These Markers May Predict Risk for Bone Loss in SLE

TOPLINE:

Osteoporosis was prevalent in 41% of patients with systemic lupus erythematosus (SLE). Factors such as lupus nephritis classes III and IV, U1-ribonucleoprotein (RNP) antibodies, and longer disease duration were associated with lower areal bone mineral density (BMD), and active lupus nephritis was associated with osteoporosis.

METHODOLOGY:

• Researchers analysed data of a subcohort of patients from a prospective observational study to identify factors associated with BMD and the risk for osteoporosis.
• They included 110 patients with SLE (mean age, 48 years; 92% women) from a hospital in Berlin between July 2015 and January 2022 who fulfilled the American College of Rheumatology/ European League Against Rheumatism 2019 SLE classification criteria and had current or prior glucocorticoid treatment.
• The analysis included SLE disease activity and a standardised bone health assessment with the DEXA scan and trabecular bone score measurement according to national guidelines. BMD- and osteoporosis-related factors were assessed.
• The following three co-primary endpoints were assessed:
  • Areal BMD, expressed as the lowest DEXA-derived T score at the lumbar spine (L1-L4), total hip, or femoral neck
  • A composite osteoporosis outcome (a femoral or lumbar spine T score ≤ -2.5 and/or history of a major fragility fracture and/or antiosteoporotic treatment)
  • The prevalence of fragility fractures (any, vertebral, and non-vertebral).

TAKEAWAY:

• Overall, 41% and 35% of patients with SLE had osteoporosis and lupus nephritis, respectively.
• Factors significantly associated with lower areal BMD included lupus nephritis classes III and IV (P = .025), U1-RNP antibodies (P = .009), higher C-reactive protein levels (P = .015), and longer disease duration (P = .001).
• Clinical remission (P = .033) and higher Health Assessment Questionnaire scores (P = .009) were positively correlated with areal BMD.
• Active lupus nephritis was strongly associated with osteoporosis in patients with SLE (odds ratio [OR], 7.42; P = .027), along with other factors such as older age (OR, 1.06; P = .003) and lower Health Assessment Questionnaire scores (OR, 0.29; P = .005).

IN PRACTICE:

“The identification of SLE-specific risk factors allows us to recognize patients at particular high risk for OP [osteoporosis]. This prompts us to suggest a thorough osteoporosis check-up in patients with high CRP [C-reactive protein], LN [lupus nephritis], or U1-RNP-antibodies,” the authors wrote.

SOURCE:

This study was led by Edgar Wiebe, Charité – Universitätsmedizin Berlin, corporate member of Freie Universität Berlin and Humboldt-Universität zu Berlin, Department of Rheumatology and Clinical Immunology, Charitéplatz 1, Berlin, Germany.
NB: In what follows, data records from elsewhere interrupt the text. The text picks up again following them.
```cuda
extern "C" int ff_attn_masked_kv(const FFAttnArgs* a, void* stream) {
  FF_REQUIRE(a != nullptr, "ff_attn_masked_kv: null args");
  FF_REQUIRE(a->q && a->k && a->v && a->out && a->plan, "ff_attn_masked_kv: null pointer");
  FF_REQUIRE(a->n_streams > 0 && a->n_kv_streams > 0 && a->heads > 0 && a->s_q > 0 && a->s_kv > 0,
             "ff_attn_masked_kv: bad shape");
  FF_REQUIRE(a->head_dim >= 8 && a->head_dim % 8 == 0, "ff_attn_masked_kv: head_dim=%d must be a multiple of 8",
             a->head_dim);
  if (a->head_dim > 160) return ff::fail(FF_E_UNSUPPORTED, "ff_attn_masked_kv: head_dim=%d > 160", a->head_dim);
  FF_REQUIRE(a->heads <= 65535 && a->n_streams <= 65535, "ff_attn_masked_kv: heads / streams exceed grid limits");
  FF_REQUIRE(ff::aligned16(a->q) && ff::aligned16(a->k) && ff::aligned16(a->v) && ff::aligned16(a->out),
             "ff_attn_masked_kv: q/k/v/out must be 16-byte aligned");
  FF_REQUIRE(a->out_dtype == FF_DT_BF16 || a->out_dtype == FF_DT_F32, "ff_attn_masked_kv: bad out_dtype");
  FF_REQUIRE(a->v_dtype == FF_DT_BF16 || a->v_dtype == FF_DT_F16, "ff_attn_masked_kv: v_dtype must be bf16 or f16");
  FF_REQUIRE(a->scale > 0.f, "ff_attn_masked_kv: scale must be positive");
  if (a->n_masks > 0) {
    FF_REQUIRE(a->bitmasks && a->mask_popcount, "ff_attn_masked_kv: n_masks>0 but no bitmasks / popcounts");
    const int need = ((a->s_q > a->s_kv ? a->s_q : a->s_kv) + 31) / 32;
    FF_REQUIRE(a->mask_words >= need, "ff_attn_masked_kv: mask_words=%d < %d", a->mask_words, need);
  }
  int dev = 0, major = 0;
  cudaGetDevice(&dev);
  {
    static std::atomic<int> cached_major[64];
    major = cached_major[dev & 63].load(std::memory_order_relaxed);
    if (major == 0) {
      cudaDeviceGetAttribute(&major, cudaDevAttrComputeCapabilityMajor, dev);
      cached_major[dev & 63].store(major, std::memory_order_relaxed);
    }
  }
  if (major != 10) return ff::fail(FF_E_ARCH, "ff_attn_masked_kv: needs an sm_100 device (got sm_%d*)", major);

  alignas(64) CUtensorMap mq, mk, mv;
  int rc;
  if ((rc = make_map(&mq, a->q, a->n_streams, a->s_q, a->heads, a->head_dim, BM)) != FF_OK) return rc;
  const bool v_f16 = a->v_dtype == FF_DT_F16;
  const bool use_t32 = v_f16 && a->head_dim > 8 && a->head_dim <= 40 && t32_mode() != 0;
  const int kv_rows = use_t32 ? TBN : BN;
  if ((rc = make_map(&mk, a->k, a->n_kv_streams, a->s_kv, a->heads, a->head_dim, kv_rows)) != FF_OK) return rc;
  FF_REQUIRE(a->v_head_stride == ff_attn_v_head_stride(a->head_dim),
             "ff_attn_masked_kv: V must be staged by ff_kv_gather_cast (v_head_stride=%d, expected %d)",
             a->v_head_stride, ff_attn_v_head_stride(a->head_dim));
  if ((rc = make_map(&mv, a->v, a->n_kv_streams, a->s_kv, a->heads, a->v_head_stride, kv_rows, v_f16)) != FF_OK) return rc;

  KParams kp;
  kp.plan = a->plan;
  kp.bitmasks = a->bitmasks;
  kp.popc = a->mask_popcount;
  kp.out = a->out;
  kp.heads = a->heads;
  kp.head_dim = a->head_dim;
  kp.s_q = a->s_q;
  kp.s_kv = a->s_kv;
  kp.mask_words = a->mask_words;
  kp.out_dtype = a->out_dtype;
  kp.n_kv_streams = a->n_kv_streams;
  kp.n_streams = a->n_streams;
  kp.n_qtiles = (a->s_q + BM - 1) / BM;
  kp.scale_log2 = a->scale * 1.4426950408889634f;
  cudaStream_t st = static_cast<cudaStream_t>(stream);
  const int d = a->head_dim;
  if (v_f16) {
    if (d <= 8) return launch<16, false>(mq, mk, mv, kp, a->n_streams, st);
    if (use_t32) return launch_t32(mq, mk, mv, kp, a->n_streams, st);
    const int rm = ring_mode();
    if (rm == 1 && d <= 40) return launch_ring<48, 1, 3, false>(mq, mk, mv, kp, a->n_streams, st);
    if (rm == 2 && d <= 40) return launch_ring<48, 2, 4, false>(mq, mk, mv, kp, a->n_streams, st);
    if (rm == 3 && d <= 40) return launch_ring<48, 3, 5, false>(mq, mk, mv, kp, a->n_streams, st);
    if (rm == 7 && d <= 40) return launch_ring<48, 4, 5, false>(mq, mk, mv, kp, a->n_streams, st);
    if (rm == 4 && d <= 40) return launch_ring<48, 3, 5, true>(mq, mk, mv, kp, a->n_streams, st);
    if (rm == 5 && d <= 40) return launch_ring<48, 2, 4, true>(mq, mk, mv, kp, a->n_streams, st);
    if (d > 40 && d <= 80 && (rm == 4 || rm == 5)) return launch_ring<80, 2, 3, true>(mq, mk, mv, kp, a->n_streams, st);
    if (d > 40 && d <= 80 && rm != 0) return launch_ring<80, 2, 3, false>(mq, mk, mv, kp, a->n_streams, st);
    if (d <= 40) return launch<48, false>(mq, mk, mv, kp, a->n_streams, st);
    if (d <= 80) return launch<80, false>(mq, mk, mv, kp, a->n_streams, st);
    return launch<160, false>(mq, mk, mv, kp, a->n_streams, st);
  }
  if (d <= 8) return launch<16, true>(mq, mk, mv, kp, a->n_streams, st);
  if (d <= 40) return launch<48, true>(mq, mk, mv, kp, a->n_streams, st);
  if (d <= 80) return launch<80, true>(mq, mk, mv, kp, a->n_streams, st);
  return launch<160, true>(mq, mk, mv, kp, a->n_streams, st);
}
```
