# createamind/Distributed-DRL

Hardware: AMD Instinct MI355X
Metric: env-steps/s + learner updates/s, SAC1 LunarLanderContinuous-v2 @1/2/4/8 GPU (higher is better)
Workload: dtype f32

## Files before the change

distributed-drl_amd/csrc/loop.hip:

```cpp
#include "ddrl_common.h"

#include <cstdlib>
#include <cstring>
#include <vector>

int ddrl_sac1_internal_opt_sync(ddrl_sac1_t *h, void *stream);
int ddrl_sac1_internal_sample_into(ddrl_sac1_t *h, ddrl_replay_t *replay, int set, void *stream);

struct ddrl_loop {
    ddrl_sac1_t *learner;
    ddrl_replay_t *replay;
    int per_graph;
    uint32_t seed;
    float *buf[2][8];
    int batch;
    hipGraphExec_t exec;
    bool captured;
    int parity;
};

static int sample_into(ddrl_loop *h, int set, void *stream) {
    return ddrl_sac1_internal_sample_into(h->learner, h->replay, set, stream);
}

static int update_from(ddrl_loop *h, int set, void *stream) {
    float **b = h->buf[set];
    int rc = ddrl_sac1_fill_noise(h->learner, h->seed, stream);
    if (rc != DDRL_OK) return rc;
    return ddrl_sac1_step(h->learner, b[0], b[1], b[2], b[3], b[4], b[5], b[6], b[7], nullptr, nullptr, nullptr, nullptr, stream);
}

static int one_update(ddrl_loop *h, void *stream) {
    const int set = h->parity;
    h->parity ^= 1;
    int rc = sample_into(h, set, stream);
    if (rc != DDRL_OK) return rc;
    return update_from(h, set, stream);
}

static int grads_from(ddrl_loop *h, int set, void *stream) {
    float **b = h->buf[set];
    int rc = ddrl_sac1_fill_noise(h->learner, h->seed, stream);
    if (rc != DDRL_OK) return rc;
    return ddrl_sac1_compute_grads(h->learner, b[0], b[1], b[2], b[3], b[4], b[5], b[6], b[7], nullptr, nullptr, nullptr, nullptr,
                                   stream);
}

static int capture(ddrl_loop *h, hipStream_t main_s) {
    const char *fk = getenv("DDRL_LOOP_FORK");
    const int mode = !fk ? 0 : (strcmp(fk, "all") == 0 ? 2 : 1);
    hipStream_t side = nullptr;
    DDRL_HIP_CHECK(hipStreamCreateWithFlags(&side, hipStreamNonBlocking));
    const int n = h->per_graph;
    std::vector<hipEvent_t> e_smp(n + 1), e_upd(n + 1), e_grad(n + 1);
    hipEvent_t e_fork;
    DDRL_HIP_CHECK(hipEventCreateWithFlags(&e_fork, hipEventDisableTiming));
    for (int i = 0; i <= n; ++i) {
        DDRL_HIP_CHECK(hipEventCreateWithFlags(&e_smp[i], hipEventDisableTiming));
        DDRL_HIP_CHECK(hipEventCreateWithFlags(&e_upd[i], hipEventDisableTiming));
        DDRL_HIP_CHECK(hipEventCreateWithFlags(&e_grad[i], hipEventDisableTiming));
    }
    hipGraph_t graph = nullptr;
    int rc = ddrl_sac1_internal_opt_sync(h->learner, (void *)main_s);
    if (rc != DDRL_OK) return rc;
    DDRL_HIP_CHECK(hipStreamSynchronize(main_s));
    DDRL_HIP_CHECK(hipStreamBeginCapture(main_s, hipStreamCaptureModeThreadLocal));
    hipError_t e = hipSuccess;
#define HE(x) do { if (e == hipSuccess && rc == DDRL_OK) e = (x); } while (0)
#define RC(x) do { if (e == hipSuccess && rc == DDRL_OK) rc = (x); } while (0)
    if (mode == 0) {
        RC(sample_into(h, 0, (void *)main_s));
        for (int i = 0; i < n; ++i) {
            RC(ddrl_sac1_fill_noise(h->learner, h->seed, (void *)main_s));
            if (i + 1 < n) {
                RC(ddrl_sac1_step_and_sample(h->learner, i & 1, h->replay, (i + 1) & 1, (void *)main_s));
            } else {
                float **b = h->buf[i & 1];
                RC(ddrl_sac1_step(h->learner, b[0], b[1], b[2], b[3], b[4], b[5], b[6], b[7], nullptr, nullptr, nullptr, nullptr,
                                  (void *)main_s));
            }
        }
    } else if (mode == 2) {
        HE(hipEventRecord(e_fork, main_s));
        HE(hipStreamWaitEvent(side, e_fork, 0));
        for (int i = 0; i < n; ++i) {
            if (i >= 2) HE(hipStreamWaitEvent(side, e_upd[i - 2], 0));
            RC(sample_into(h, i & 1, (void *)side));
            HE(hipEventRecord(e_smp[i], side));
            HE(hipStreamWaitEvent(main_s, e_smp[i], 0));
            RC(update_from(h, i & 1, (void *)main_s));
            HE(hipEventRecord(e_upd[i], main_s));
        }
    } else {
        RC(sample_into(h, 0, (void *)main_s));
        for (int i = 0; i < n; ++i) {
            RC(grads_from(h, i & 1, (void *)main_s));
            if (i + 1 < n) {
                HE(hipEventRecord(e_grad[i], main_s));
                HE(hipStreamWaitEvent(side, e_grad[i], 0));
                RC(sample_into(h, (i + 1) & 1, (void *)side));
                HE(hipEventRecord(e_smp[i + 1], side));
            }
            RC(ddrl_sac1_apply_grads(h->learner, (void *)main_s));
            if (i + 1 < n) HE(hipStreamWaitEvent(main_s, e_smp[i + 1], 0));
        }
    }
    RC(ddrl_sac1_internal_opt_sync(h->learner, (void *)main_s));
#undef HE
#undef RC
    hipError_t e2 = hipStreamEndCapture(main_s, &graph);
    for (int i = 0; i <= n; ++i) { (void)hipEventDestroy(e_smp[i]); (void)hipEventDestroy(e_upd[i]); (void)hipEventDestroy(e_grad[i]); }
    (void)hipEventDestroy(e_fork);
    (void)hipStreamDestroy(side);
    if (rc != DDRL_OK) { if (graph) (void)hipGraphDestroy(graph); return rc; }
    if (e != hipSuccess || e2 != hipSuccess) {
        ddrl::set_error("graph capture failed: %s", hipGetErrorString(e != hipSuccess ? e : e2));
        if (graph) (void)hipGraphDestroy(graph);
        return DDRL_ERR_HIP;
    }
    DDRL_HIP_CHECK(hipGraphInstantiate(&h->exec, graph, nullptr, nullptr, 0));
    (void)hipGraphDestroy(graph);
    h->captured = true;
    return DDRL_OK;
}

extern "C" {

int ddrl_loop_create(ddrl_loop_t **out, ddrl_sac1_t *learner, ddrl_replay_t *replay, int32_t updates_per_graph,
                     uint32_t noise_seed) {
    DDRL_REQUIRE(out && learner && replay, "NULL pointer");
    DDRL_REQUIRE(updates_per_graph >= 0 && updates_per_graph <= 4096, "updates_per_graph must be in [0, 4096]");
    ddrl_loop *h = new ddrl_loop();
    h->learner = learner; h->replay = replay; h->per_graph = updates_per_graph; h->seed = noise_seed;
    h->exec = nullptr; h->captured = false; h->parity = 0;
    int rc = ddrl_sac1_input_buffers(learner, 0, h->buf[0]);
    if (rc == DDRL_OK) rc = ddrl_sac1_input_buffers(learner, 1, h->buf[1]);
    if (rc != DDRL_OK) { delete h; return rc; }
    h->batch = ddrl_sac1_batch(learner);
    *out = h;
    return DDRL_OK;
}

int ddrl_loop_destroy(ddrl_loop_t *h) {
    if (!h) return DDRL_OK;
    if (h->exec) (void)hipGraphExecDestroy(h->exec);
    delete h;
    return DDRL_OK;
}

int ddrl_loop_run(ddrl_loop_t *h, int64_t n_updates, void *stream) {
    DDRL_REQUIRE(h != nullptr && n_updates >= 0, "bad handle / n_updates");
    hipStream_t s = ddrl::as_stream(stream);
    int64_t left = n_updates;
    if (h->per_graph > 0 && left >= h->per_graph) {
        if (!h->captured) {
            int rc = one_update(h, stream);
            if (rc != DDRL_OK) return rc;
            left -= 1;
            hipStream_t cs = s, own = nullptr;
            if (cs == nullptr) {
                DDRL_HIP_CHECK(hipStreamCreateWithFlags(&own, hipStreamNonBlocking));
                DDRL_HIP_CHECK(hipDeviceSynchronize());
                cs = own;
            }
            rc = capture(h, cs);
            if (own) (void)hipStreamDestroy(own);
            if (rc != DDRL_OK) return rc;
        }
        if (left >= h->per_graph) {
            const int rc2 = ddrl_sac1_internal_opt_sync(h->learner, stream);
            if (rc2 != DDRL_OK) return rc2;
        }
        while (left >= h->per_graph) {
            DDRL_HIP_CHECK(hipGraphLaunch(h->exec, s));
            left -= h->per_graph;
        }
    }
    for (; left > 0; --left) {
        int rc = one_update(h, stream);
        if (rc != DDRL_OK) return rc;
    }
    return DDRL_OK;
}

}
```

Baseline: 44430.

## Capture power-of-two graph family with chained sample prefetch across launches

Instead of one graph of per_graph updates with per-update eager fallback for the remainder, capture a family of graphs with lengths per_graph and descending powers of two, each in variants for whether the first sample was already prefetched, which buffer set it starts on, and whether the tail samples ahead for the next graph. The remainder updates are covered by a few graph launches instead of many individual kernel launches, and consecutive graphs chain the prefetched sample so no redundant sample is needed at boundaries. It costs more capture and instantiation time and memory for up to eight variants per length, and adds state-tracking complexity in the launch loop.

```diff
diff --git a/distributed-drl_amd/csrc/loop.hip b/distributed-drl_amd/csrc/loop.hip
--- a/distributed-drl_amd/csrc/loop.hip
+++ b/distributed-drl_amd/csrc/loop.hip
@@ -14,7 +14,9 @@
     uint32_t seed;
     float *buf[2][8];
     int batch;
-    hipGraphExec_t exec;
+    struct Graph { int len; hipGraphExec_t exec[2][2][2]; };
+    std::vector<Graph> family;
+    bool chain;
     bool captured;
     int parity;
 };
@@ -46,16 +48,36 @@
                                    stream);
 }
 
-static int capture(ddrl_loop *h, hipStream_t main_s) {
+static int fork_mode() {
     const char *fk = getenv("DDRL_LOOP_FORK");
-    const int mode = !fk ? 0 : (strcmp(fk, "all") == 0 ? 2 : 1);
+    return !fk ? 0 : (strcmp(fk, "all") == 0 ? 2 : 1);
+}
+
+static bool variant_needed(const ddrl_loop *h, int len, int pre, int start, int tail) {
+    if (!h->chain) return !pre && !start && !tail;
+    if (start && (!pre || (h->per_graph & 1) == 0)) return false;
+    if (tail && len == 1 && h->per_graph != 1) return false;
+    return true;
+}
+
+static void destroy_family(ddrl_loop *h) {
+    for (auto &g : h->family)
+        for (int v = 0; v < 8; ++v)
+            if (g.exec[v >> 2][(v >> 1) & 1][v & 1]) (void)hipGraphExecDestroy(g.exec[v >> 2][(v >> 1) & 1][v & 1]);
+    h->family.clear();
+    h->captured = false;
+}
+
+static int capture(ddrl_loop *h, hipStream_t main_s, int n, int mode, int pre, int start, int tail, hipGraphExec_t *exec) {
     hipStream_t side = nullptr;
-    DDRL_HIP_CHECK(hipStreamCreateWithFlags(&side, hipStreamNonBlocking));
-    const int n = h->per_graph;
-    std::vector<hipEvent_t> e_smp(n + 1), e_upd(n + 1), e_grad(n + 1);
-    hipEvent_t e_fork;
-    DDRL_HIP_CHECK(hipEventCreateWithFlags(&e_fork, hipEventDisableTiming));
-    for (int i = 0; i <= n; ++i) {
+    const int n_ev = mode != 0 ? n + 1 : 0;
+    std::vector<hipEvent_t> e_smp(n_ev), e_upd(n_ev), e_grad(n_ev);
+    hipEvent_t e_fork = nullptr;
+    if (mode != 0) {
+        DDRL_HIP_CHECK(hipStreamCreateWithFlags(&side, hipStreamNonBlocking));
+        DDRL_HIP_CHECK(hipEventCreateWithFlags(&e_fork, hipEventDisableTiming));
+    }
+    for (int i = 0; i < n_ev; ++i) {
         DDRL_HIP_CHECK(hipEventCreateWithFlags(&e_smp[i], hipEventDisableTiming));
         DDRL_HIP_CHECK(hipEventCreateWithFlags(&e_upd[i], hipEventDisableTiming));
         DDRL_HIP_CHECK(hipEventCreateWithFlags(&e_grad[i], hipEventDisableTiming));
@@ -69,13 +91,14 @@
 #define HE(x) do { if (e == hipSuccess && rc == DDRL_OK) e = (x); } while (0)
 #define RC(x) do { if (e == hipSuccess && rc == DDRL_OK) rc = (x); } while (0)
     if (mode == 0) {
-        RC(sample_into(h, 0, (void *)main_s));
+        if (!pre) RC(sample_into(h, start, (void *)main_s));
         for (int i = 0; i < n; ++i) {
+            const int set = (start + i) & 1;
             RC(ddrl_sac1_fill_noise(h->learner, h->seed, (void *)main_s));
-            if (i + 1 < n) {
-                RC(ddrl_sac1_step_and_sample(h->learner, i & 1, h->replay, (i + 1) & 1, (void *)main_s));
+            if (i + 1 < n || tail) {
+                RC(ddrl_sac1_step_and_sample(h->learner, set, h->replay, set ^ 1, (void *)main_s));
             } else {
-                float **b = h->buf[i & 1];
+                float **b = h->buf[set];
                 RC(ddrl_sac1_step(h->learner, b[0], b[1], b[2], b[3], b[4], b[5], b[6], b[7], nullptr, nullptr, nullptr, nullptr,
                                   (void *)main_s));
             }
@@ -109,17 +132,40 @@
 #undef HE
 #undef RC
     hipError_t e2 = hipStreamEndCapture(main_s, &graph);
-    for (int i = 0; i <= n; ++i) { (void)hipEventDestroy(e_smp[i]); (void)hipEventDestroy(e_upd[i]); (void)hipEventDestroy(e_grad[i]); }
-    (void)hipEventDestroy(e_fork);
-    (void)hipStreamDestroy(side);
+    for (int i = 0; i < n_ev; ++i) { (void)hipEventDestroy(e_smp[i]); (void)hipEventDestroy(e_upd[i]); (void)hipEventDestroy(e_grad[i]); }
+    if (e_fork) (void)hipEventDestroy(e_fork);
+    if (side) (void)hipStreamDestroy(side);
     if (rc != DDRL_OK) { if (graph) (void)hipGraphDestroy(graph); return rc; }
     if (e != hipSuccess || e2 != hipSuccess) {
         ddrl::set_error("graph capture failed: %s", hipGetErrorString(e != hipSuccess ? e : e2));
         if (graph) (void)hipGraphDestroy(graph);
         return DDRL_ERR_HIP;
     }
-    DDRL_HIP_CHECK(hipGraphInstantiate(&h->exec, graph, nullptr, nullptr, 0));
+    const hipError_t e3 = hipGraphInstantiate(exec, graph, nullptr, nullptr, 0);
     (void)hipGraphDestroy(graph);
+    if (e3 != hipSuccess) {
+        *exec = nullptr;
+        ddrl::set_error("hipGraphInstantiate failed: %s", hipGetErrorString(e3));
+        return DDRL_ERR_HIP;
+    }
+    return DDRL_OK;
+}
+
+static int capture_family(ddrl_loop *h, hipStream_t main_s) {
+    const int mode = fork_mode();
+    h->chain = mode == 0;
+    h->family.clear();
+    h->family.push_back(ddrl_loop::Graph{h->per_graph, {}});
+    int p = 1;
+    while (p * 2 < h->per_graph) p *= 2;
+    for (; p >= 1 && p < h->per_graph; p >>= 1) h->family.push_back(ddrl_loop::Graph{p, {}});
+    for (auto &g : h->family)
+        for (int v = 0; v < 8; ++v) {
+            const int pre = v >> 2, start = (v >> 1) & 1, tail = v & 1;
+            if (!variant_needed(h, g.len, pre, start, tail)) continue;
+            const int rc = capture(h, main_s, g.len, g.len == h->per_graph ? mode : 0, pre, start, tail, &g.exec[pre][start][tail]);
+            if (rc != DDRL_OK) { destroy_family(h); return rc; }
+        }
     h->captured = true;
     return DDRL_OK;
 }
@@ -132,7 +178,7 @@
     DDRL_REQUIRE(updates_per_graph >= 0 && updates_per_graph <= 4096, "updates_per_graph must be in [0, 4096]");
     ddrl_loop *h = new ddrl_loop();
     h->learner = learner; h->replay = replay; h->per_graph = updates_per_graph; h->seed = noise_seed;
-    h->exec = nullptr; h->captured = false; h->parity = 0;
+    h->chain = false; h->captured = false; h->parity = 0;
     int rc = ddrl_sac1_input_buffers(learner, 0, h->buf[0]);
     if (rc == DDRL_OK) rc = ddrl_sac1_input_buffers(learner, 1, h->buf[1]);
     if (rc != DDRL_OK) { delete h; return rc; }
@@ -143,7 +189,7 @@
 
 int ddrl_loop_destroy(ddrl_loop_t *h) {
     if (!h) return DDRL_OK;
-    if (h->exec) (void)hipGraphExecDestroy(h->exec);
+    destroy_family(h);
     delete h;
     return DDRL_OK;
 }
@@ -152,7 +198,7 @@
     DDRL_REQUIRE(h != nullptr && n_updates >= 0, "bad handle / n_updates");
     hipStream_t s = ddrl::as_stream(stream);
     int64_t left = n_updates;
-    if (h->per_graph > 0 && left >= h->per_graph) {
+    if (h->per_graph > 0 && (h->captured || left >= h->per_graph)) {
         if (!h->captured) {
             int rc = one_update(h, stream);
             if (rc != DDRL_OK) return rc;
@@ -163,18 +209,27 @@
                 DDRL_HIP_CHECK(hipDeviceSynchronize());
                 cs = own;
             }
-            rc = capture(h, cs);
+            rc = capture_family(h, cs);
             if (own) (void)hipStreamDestroy(own);
             if (rc != DDRL_OK) return rc;
         }
-        if (left >= h->per_graph) {
+        if (left > 0) {
             const int rc2 = ddrl_sac1_internal_opt_sync(h->learner, stream);
             if (rc2 != DDRL_OK) return rc2;
         }
-        while (left >= h->per_graph) {
-            DDRL_HIP_CHECK(hipGraphLaunch(h->exec, s));
-            left -= h->per_graph;
-        }
+        bool first = true;
+        int set = 0;
+        for (const auto &g : h->family)
+            while (left >= g.len) {
+                const int pre = (!first && h->chain) ? 1 : 0, tail = (h->chain && left > g.len) ? 1 : 0;
+                if (!pre) set = 0;
+                hipGraphExec_t exec = g.exec[pre][set][tail];
+                DDRL_REQUIRE(exec != nullptr, "no captured graph for this replay (internal)");
+                DDRL_HIP_CHECK(hipGraphLaunch(exec, s));
+                set ^= g.len & 1;
+                left -= g.len;
+                first = false;
+            }
     }
     for (; left > 0; --left) {
         int rc = one_update(h, stream);
```

Result: faster. 45130 (median of 6 runs) (+1.6%).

It was published online on July 28, 2025, in Arthritis Research & Therapy.

LIMITATIONS:

This monocentric cohort study primarily involved White Caucasians, thereby limiting the generalisability of the findings to other patient groups. A potential selection bias may have resulted in overrepresentation of patients with more severe disease courses who were at a high risk for osteoporosis. The cross-sectional design limited the ability to establish causality between identified factors and outcomes.

DISCLOSURES:

Open access funding was enabled and organised by Projekt DEAL. The prospective observational study received a joint funding from AbbVie, Amgen, Alfasigma, Almirall, Biogen, BMS, Chugai, Fresenius Kabi, Galapagos, GA Generic Assays, GSK, Hexal, Horizon Therapeutics, Lilly, Medac, Mundipharma, Novartis, Pfizer, Roche, Sanofi-Genzyme, and UCB. The authors declared having no conflicts of interest.

This article was created using several editorial tools, including AI, as part of the process. Human editors reviewed this content before publication.